**Problem:** Retype the material exactly, ending with the line containing "-192,22 +229,26 @@".

━━━━

@@ -173,11 +186,30 @@
         }
     };
 
+    auto rows_wait = [&]() {
+        if (NEED_S && !NO_V) {
+            static_assert(NVL == 32 || NVL == 8, "rows_wait: one s_waitcnt per value of NVL");
+            if (NVL == 32) asm volatile("s_waitcnt vmcnt(32)" ::: "memory");
+            else asm volatile("s_waitcnt vmcnt(8)" ::: "memory");
+        } else asm volatile("s_waitcnt vmcnt(0)" ::: "memory");
+    };
+    auto g1_read_at = [&](const float *Yb, int jb, int g) { return *reinterpret_cast<const float4 *>(Yb + (32 * jb + l31) * LDY + kofs(8 * g) + 4 * h); };
+    const int t1 = ntiles > 1 ? 1 : 0;
+    i32x4 ys_c = y_srd(t1);
+    const float *dp_c = d_ptr(t1);
+    int dr_c = d_rec(t1);
+    unsigned ldsn_c = ldsw0 + (unsigned)(BUF * 4);
+    int yoff_c = 0;
+    float4 a_first = {0.0f, 0.0f, 0.0f, 0.0f};
+    f32x2 tc2[2] = {{0.0f, 0.0f}, {0.0f, 0.0f}}, ts2[2] = {{0.0f, 0.0f}, {0.0f, 0.0f}};
+    f32x2 ptc2[2] = {{0.0f, 0.0f}, {0.0f, 0.0f}}, pts2[2] = {{0.0f, 0.0f}, {0.0f, 0.0f}};
+    double dca = 0.0, dcb = 0.0;
+    constexpr double LN2 = 0.6931471805599453;
     double cost = 0.0;
     if (ntiles > 0) {
         const i32x4 ys = y_srd(0);
 #pragma unroll
-        for (int c = 0; c < ROWS_PER_WAVE; ++c) dma_row(ys, 0, c);
+        for (int c = 0; c < ROWS_PER_WAVE; ++c) dma_row(ys, 0u, c, c, false);
         const __amdgpu_buffer_rsrc_t ds0 = d_srd(0);
 #pragma unroll
         for (int i = 0; i < 16; ++i) load_d_piece(ds0, 0, i);
@@ -185,6 +217,11 @@
             const __amdgpu_buffer_rsrc_t ss0 = s_srd(0);
 #pragma unroll
             for (int i = 0; i < 16; ++i) load_s_piece(ss0, i);
+        }
+        if (ESYNC) {
+            rows_wait();
+            __syncthreads();
+            a_first = g1_read_at(lds, 0, 0);
         }
     }
     for (int t = 0; t < ntiles; ++t) {
@@ -192,22 +229,26 @@
         const int tn = t + 1 < ntiles ? t + 1 : t;
         {
             if (EARLY || STB) { if (t == 0) asm volatile("s_waitcnt vmcnt(0)" ::: "memory"); }
-            else if (NEED_S && !NO_V) {
-                if (NVL == 32) asm volatile("s_waitcnt vmcnt(32)" ::: "memory");
-                else asm volatile("s_waitcnt vmcnt(8)" ::: "memory");
-            }
-            else asm volatile("s_waitcnt vmcnt(0)" ::: "memory");
-            __syncthreads();
-        }
-        const float *Yt = lds + b * BUF;
-        const i32x4 ysn = y_srd(tn);
-        const __amdgpu_buffer_rsrc_t dsn = d_srd(tn);
+            else if (!ESYNC) rows_wait();
+            if (!ESYNC) __syncthreads();
+        }
+        const float *Yt = lds + (ADDR ? yoff_c : b * BUF);
+        const i32x4 ysn = ADDR ? ys_c : y_srd(tn);
+        const __amdgpu_buffer_rsrc_t dsn = ADDR ? (D_RC ? __builtin_amdgcn_make_buffer_rsrc((void *)dp_c, 0, dr_c, 0x00020000) : d_srd_fixed) : d_srd(tn);
+        const unsigned ldsn = ldsn_c;
         const __amdgpu_buffer_rsrc_t ssn = S_IN ? s_srd(tn) : dsn;
+        unsigned dma_dst = ldsn;
         int dma_c = 0;
         auto dma_some = [&](int upto) {
 #pragma unroll
             for (int c = 0; c < ROWS_PER_WAVE; ++c)
-                if (c >= dma_c && c < upto) dma_row(ysn, b ^ 1, c);
+                if (c >= dma_c && c < upto) {
+                    if (ADDR) {
+                        dma_row(ysn, dma_dst, c, 0, true);
+                        dma_dst += (unsigned)(4 * LDY * 4);
+                        asm volatile("" : "+s"(dma_dst));
+                    } else dma_row(ysn, (unsigned)(b ^ 1), c, c, false);
+                }
             dma_c = upto > dma_c ? upto : dma_c;
         };
 
@@ -218,7 +259,7 @@
                                                 : d_srd_fixed;
         float tc = 0.0f;
         float ts = 0.0f;
-        f32x2 tc2[2] = {{0.0f, 0.0f}, {0.0f, 0.0f}}, ts2[2] = {{0.0f, 0.0f}, {0.0f, 0.0f}};
+        if (!DEFC) { tc2[0] = tc2[1] = ts2[0] = ts2[1] = f32x2{0.0f, 0.0f}; }
         f32x2 es2[2], er2[2], eq2[2];
         const int cvh = RAG ? tile_rows(t) - 4 * h : 0;
         float es[2], er[2], eq[2];
@@ -352,13 +393,38 @@
 #pragma unroll
             for (int q = q0; q < q1; ++q) emap_u(jb, q / NU, q % NU);
         };
-        auto g1_read = [&](int jb, int g) { return *reinterpret_cast<const float4 *>(Yt + (32 * jb + l31) * LDY + kofs(8 * g) + 4 * h); };
+        auto g1_read = [&](int jb, int g) { return g1_read_at(Yt, jb, g); };
+        auto g2_read = [&](int jb, int reg, float (&y)[NKB]) {
+            if (NMFX_G2_VEC) {
+                const float *yrow = Yt + (32 * jb + rowmap(reg, h)) * LDY;
+#pragma unroll
+                for (int pb = 0; pb < TT; ++pb) {
+#pragma unroll
+                    for (int c = 0; c < G2_NFULL; ++c) {
+                        const float4 t4 = *reinterpret_cast<const float4 *>(yrow + pb * LDY + 128 * c + 4 * l31);
+                        y[pb * G2_KB + 4 * c + 0] = t4.x; y[pb * G2_KB + 4 * c + 1] = t4.y; y[pb * G2_KB + 4 * c + 2] = t4.z; y[pb * G2_KB + 4 * c + 3] = t4.w;
+                    }
+                    if (G2_WREM == 2) {
+                        const float2 t2 = *reinterpret_cast<const float2 *>(yrow + pb * LDY + 128 * G2_NFULL + 2 * l31);
+                        y[pb * G2_KB + 4 * G2_NFULL + 0] = t2.x; y[pb * G2_KB + 4 * G2_NFULL + 1] = t2.y;
+                    } else {
+#pragma unroll
+                        for (int j = 0; j < G2_WREM; ++j) y[pb * G2_KB + 4 * G2_NFULL + j] = yrow[pb * LDY + 128 * G2_NFULL + G2_WREM * l31 + j];
+                    }
+                }
+                return;
+            }
+            const float *yrow = Yt + (32 * jb + rowmap(reg, h)) * LDY + l31;
+#pragma unroll
+            for (int kb = 0; kb < NKB; ++kb) y[kb] = yrow[kofs(32 * kb)];
+        };
+        float y_cur[NKB], y_nxt[NKB];
         if (NEED_S) {
 #pragma unroll
             for (int jb = 0; jb < 2; ++jb)
 #pragma unroll
                 for (int e = 0; e < 16; ++e) sacc[jb][e] = (S_IN && !SADD) ? sin_[S_IN ? jb * 16 + e : 0] : 0.0f;
-            float4 a_cur = g1_read(0, 0);
+            float4 a_cur = ESYNC ? a_first : g1_read(0, 0);
 #pragma unroll
             for (int ph = 0; ph < 2; ++ph) {
 #pragma unroll
@@ -395,6 +461,14 @@
                         sacc[ph] = __builtin_amdgcn_mfma_f32_32x32x2f32(av, xreg[4 * g + e], sacc[ph], 0, 0, 0);
                         if (ph == 1) emap_fill(0, 4 * g + e, 4 * NG);
                         if (ph == 0 && e == 0) dma_some(((g + 1) * ROWS_PER_WAVE + NG - 1) / NG);
+                        if (DEFC && ph == 0 && e == 2 && g < 3) {
+                            if (g == 0) asm volatile("" : "+v"(ptc2[0]), "+v"(ptc2[1]));
+                            if (g == 1) asm volatile("" : "+v"(pts2[0]), "+v"(pts2[1]));
+                            if (g == 0) { dca = (double)ptc2[0].x + (double)ptc2[0].y + (double)ptc2[1].x + (double)ptc2[1].y; asm volatile("" : "+v"(dca)); }
+                            if (g == 1) { dcb = (double)pts2[0].x + (double)pts2[0].y + (double)pts2[1].x + (double)pts2[1].y; asm volatile("" : "+v"(dcb)); }
+                            if (g == 2) { cost += row_ok ? dca * LN2 + dcb : 0.0; asm volatile("" : "+v"(cost)); }
+                        }
+                        if (ESYNC && ph == 1 && g == NG - 1 && e == 1) g2_read(0, 0, y_cur);
                         if (S_IN && ph == 1 && 4 * g + e < 16) load_s_piece(ssn, 4 * g + e, true);
                         __builtin_amdgcn_sched_barrier(0);
                     };
@@ -419,32 +493,8 @@
 #endif
         if (DO_G2) {
             if (STB) asm volatile("s_waitcnt vmcnt(0)" ::: "memory");
-            auto g2_read = [&](int jb, int reg, float (&y)[NKB]) {
-                if (NMFX_G2_VEC) {
-                    const float *yrow = Yt + (32 * jb + rowmap(reg, h)) * LDY;
-#pragma unroll
-                    for (int pb = 0; pb < TT; ++pb) {
-#pragma unroll
-                        for (int c = 0; c < G2_NFULL; ++c) {
-                            const float4 t4 = *reinterpret_cast<const float4 *>(yrow + pb * LDY + 128 * c + 4 * l31);
-                            y[pb * G2_KB + 4 * c + 0] = t4.x; y[pb * G2_KB + 4 * c + 1] = t4.y; y[pb * G2_KB + 4 * c + 2] = t4.z; y[pb * G2_KB + 4 * c + 3] = t4.w;
-                        }
-                        if (G2_WREM == 2) {
-                            const float2 t2 = *reinterpret_cast<const float2 *>(yrow + pb * LDY + 128 * G2_NFULL + 2 * l31);
-                            y[pb * G2_KB + 4 * G2_NFULL + 0] = t2.x; y[pb * G2_KB + 4 * G2_NFULL + 1] = t2.y;
-                        } else {
-#pragma unroll
-                            for (int j = 0; j < G2_WREM; ++j) y[pb * G2_KB + 4 * G2_NFULL + j] = yrow[pb * LDY + 128 * G2_NFULL + G2_WREM * l31 + j];
-                        }
-                    }
-                    return;
-                }
-                const float *yrow = Yt + (32 * jb + rowmap(reg, h)) * LDY + l31;
-#pragma unroll
-                for (int kb = 0; kb < NKB; ++kb) y[kb] = yrow[kofs(32 * kb)];
-            };
-            float y_cur[NKB], y_nxt[NKB];
-            g2_read(0, 0, y_cur);
+            if (!(ESYNC && NEED_S)) g2_read(0, 0, y_cur);
+            constexpr int VKB = ESYNC ? (NKB > 1 ? 1 : 0) : NKB / 2;
 #pragma unroll
             for (int st = 0; st < 32; ++st) {
                 const int jb = st >> 4, reg = st & 15;
@@ -462,7 +512,31 @@
                     acc[kb] = SWAP ? __builtin_amdgcn_mfma_f32_32x32x2f32(rr, y_cur[kb], acc[kb], 0, 0, 0) : __builtin_amdgcn_mfma_f32_32x32x2f32(y_cur[kb], rr, acc[kb], 0, 0, 0);
                     if (jb == 0 && NEED_S) emap_fill(1, (reg * NKB + kb) * (DUAL ? 2 : 1), 16 * NKB * (DUAL ? 2 : 1));
                     if (kb == 0 && !NEED_S) dma_some((st + 1) * ROWS_PER_WAVE / 24 < ROWS_PER_WAVE ? (st + 1) * ROWS_PER_WAVE / 24 : ROWS_PER_WAVE);
-                    if (kb == NKB / 2 && jb == (NEED_S ? 1 : 0)) load_d_piece(dsn, tn, reg);
+                    if (kb == VKB && jb == (NEED_S ? 1 : 0)) load_d_piece(dsn, tn, reg);
+                    if (DEFC && st == 18 && kb == NKB - 1) {
+                        ptc2[0] = tc2[0]; ptc2[1] = tc2[1]; pts2[0] = ts2[0]; pts2[1] = ts2[1];
+                        tc2[0] = tc2[1] = ts2[0] = ts2[1] = f32x2{0.0f, 0.0f};
+                        asm volatile("" : "+v"(ptc2[0]), "+v"(ptc2[1]), "+v"(pts2[0]), "+v"(pts2[1]));
+                        asm volatile("" : "+v"(tc2[0]), "+v"(tc2[1]), "+v"(ts2[0]), "+v"(ts2[1]));
+                    }
+                    if (ADDR && st == 20 && kb == NKB - 1) {
+                        int tq = t;
+                        asm volatile("" : "+s"(tq));
+                        const bool adv = tq + 2 < ntiles;
+                        unsigned long long yb = ((unsigned long long)(unsigned)ys_c.y << 32) | (unsigned)ys_c.x;
+                        yb += adv ? (unsigned long long)y_step : 0ull;
+                        ys_c.x = (int)(unsigned)yb; ys_c.y = (int)(unsigned)(yb >> 32);
+                        dp_c += adv ? p.ldd * FT_C : 0L;
+                        const int bq_ = tq & 1;
+                        ldsn_c = ldsw0 + (unsigned)(bq_ * BUF * 4); yoff_c = (bq_ ^ 1) * BUF;
+                        asm volatile("" : "+s"(ys_c), "+s"(dp_c), "+s"(dr_c), "+s"(ldsn_c), "+s"(yoff_c));
+                    }
+                    if (ESYNC && st == 31 && kb == VKB) {
+                        asm volatile("s_waitcnt lgkmcnt(0)" ::: "memory");
+                        rows_wait();
+                        __syncthreads();
+                        a_first = g1_read_at(lds + (b ^ 1) * BUF, 0, 0);
+                    }
                     if (STB && kb == 1 && (jb == 1 || reg >= 8)) {
                         auto put = [&](int j2, int r2) {
                             const float bv = bq[STB ? j2 : 0][STB ? r2 : 0];
@@ -523,10 +597,13 @@
 #pragma unroll
             for (int e = 0; e < 32; ++e) sin_[S_IN ? e : 0] = sin_n[(S_IN && NMFX_G1_ASM) ? e : 0];
         }
-        if (MF == 3 && NMFX_KL_MODE == 2) cost += row_ok ? ((double)tc2[0].x + (double)tc2[0].y + (double)tc2[1].x + (double)tc2[1].y) * 0.6931471805599453 + ((double)ts2[0].x + (double)ts2[0].y + (double)ts2[1].x + (double)ts2[1].y) : 0.0;
+        if (DEFC) {}
+        else if (MF == 3 && NMFX_KL_MODE == 2) cost += row_ok ? ((double)tc2[0].x + (double)tc2[0].y + (double)tc2[1].x + (double)tc2[1].y) * 0.6931471805599453 + ((double)ts2[0].x + (double)ts2[0].y + (double)ts2[1].x + (double)ts2[1].y) : 0.0;
         else if (MF == 3 && NMFX_KL_MODE == 1) cost += row_ok ? (double)tc * 0.6931471805599453 + (double)ts : 0.0;
         else cost += row_ok ? (double)tc : 0.0;
     }
+
+    if (DEFC) cost += row_ok ? ((double)ptc2[0].x + (double)ptc2[0].y + (double)ptc2[1].x + (double)ptc2[1].y) * LN2 + ((double)pts2[0].x + (double)pts2[0].y + (double)pts2[1].x + (double)pts2[1].y) : 0.0;
 
     auto e_kloc = [&](int kb, int reg) -> int { return g2_kloc(kb % G2_KB, SWAP ? l31 : rowmap(reg, h)); };
     auto e_row = [&](int reg) -> long { return SWAP ? r0 + rowmap(reg, h) : r; };
@@ -547,6 +624,75 @@
             bool lines_done = false;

━━━━

**Task solution:**
@@ -173,11 +186,30 @@
         }
     };
 
+    auto rows_wait = [&]() {
+        if (NEED_S && !NO_V) {
+            static_assert(NVL == 32 || NVL == 8, "rows_wait: one s_waitcnt per value of NVL");
+            if (NVL == 32) asm volatile("s_waitcnt vmcnt(32)" ::: "memory");
+            else asm volatile("s_waitcnt vmcnt(8)" ::: "memory");
+        } else asm volatile("s_waitcnt vmcnt(0)" ::: "memory");
+    };
+    auto g1_read_at = [&](const float *Yb, int jb, int g) { return *reinterpret_cast<const float4 *>(Yb + (32 * jb + l31) * LDY + kofs(8 * g) + 4 * h); };
+    const int t1 = ntiles > 1 ? 1 : 0;
+    i32x4 ys_c = y_srd(t1);
+    const float *dp_c = d_ptr(t1);
+    int dr_c = d_rec(t1);
+    unsigned ldsn_c = ldsw0 + (unsigned)(BUF * 4);
+    int yoff_c = 0;
+    float4 a_first = {0.0f, 0.0f, 0.0f, 0.0f};
+    f32x2 tc2[2] = {{0.0f, 0.0f}, {0.0f, 0.0f}}, ts2[2] = {{0.0f, 0.0f}, {0.0f, 0.0f}};
+    f32x2 ptc2[2] = {{0.0f, 0.0f}, {0.0f, 0.0f}}, pts2[2] = {{0.0f, 0.0f}, {0.0f, 0.0f}};
+    double dca = 0.0, dcb = 0.0;
+    constexpr double LN2 = 0.6931471805599453;
     double cost = 0.0;
     if (ntiles > 0) {
         const i32x4 ys = y_srd(0);
 #pragma unroll
-        for (int c = 0; c < ROWS_PER_WAVE; ++c) dma_row(ys, 0, c);
+        for (int c = 0; c < ROWS_PER_WAVE; ++c) dma_row(ys, 0u, c, c, false);
         const __amdgpu_buffer_rsrc_t ds0 = d_srd(0);
 #pragma unroll
         for (int i = 0; i < 16; ++i) load_d_piece(ds0, 0, i);
@@ -185,6 +217,11 @@
             const __amdgpu_buffer_rsrc_t ss0 = s_srd(0);
 #pragma unroll
             for (int i = 0; i < 16; ++i) load_s_piece(ss0, i);
+        }
+        if (ESYNC) {
+            rows_wait();
+            __syncthreads();
+            a_first = g1_read_at(lds, 0, 0);
         }
     }
     for (int t = 0; t < ntiles; ++t) {
@@ -192,22 +229,26 @@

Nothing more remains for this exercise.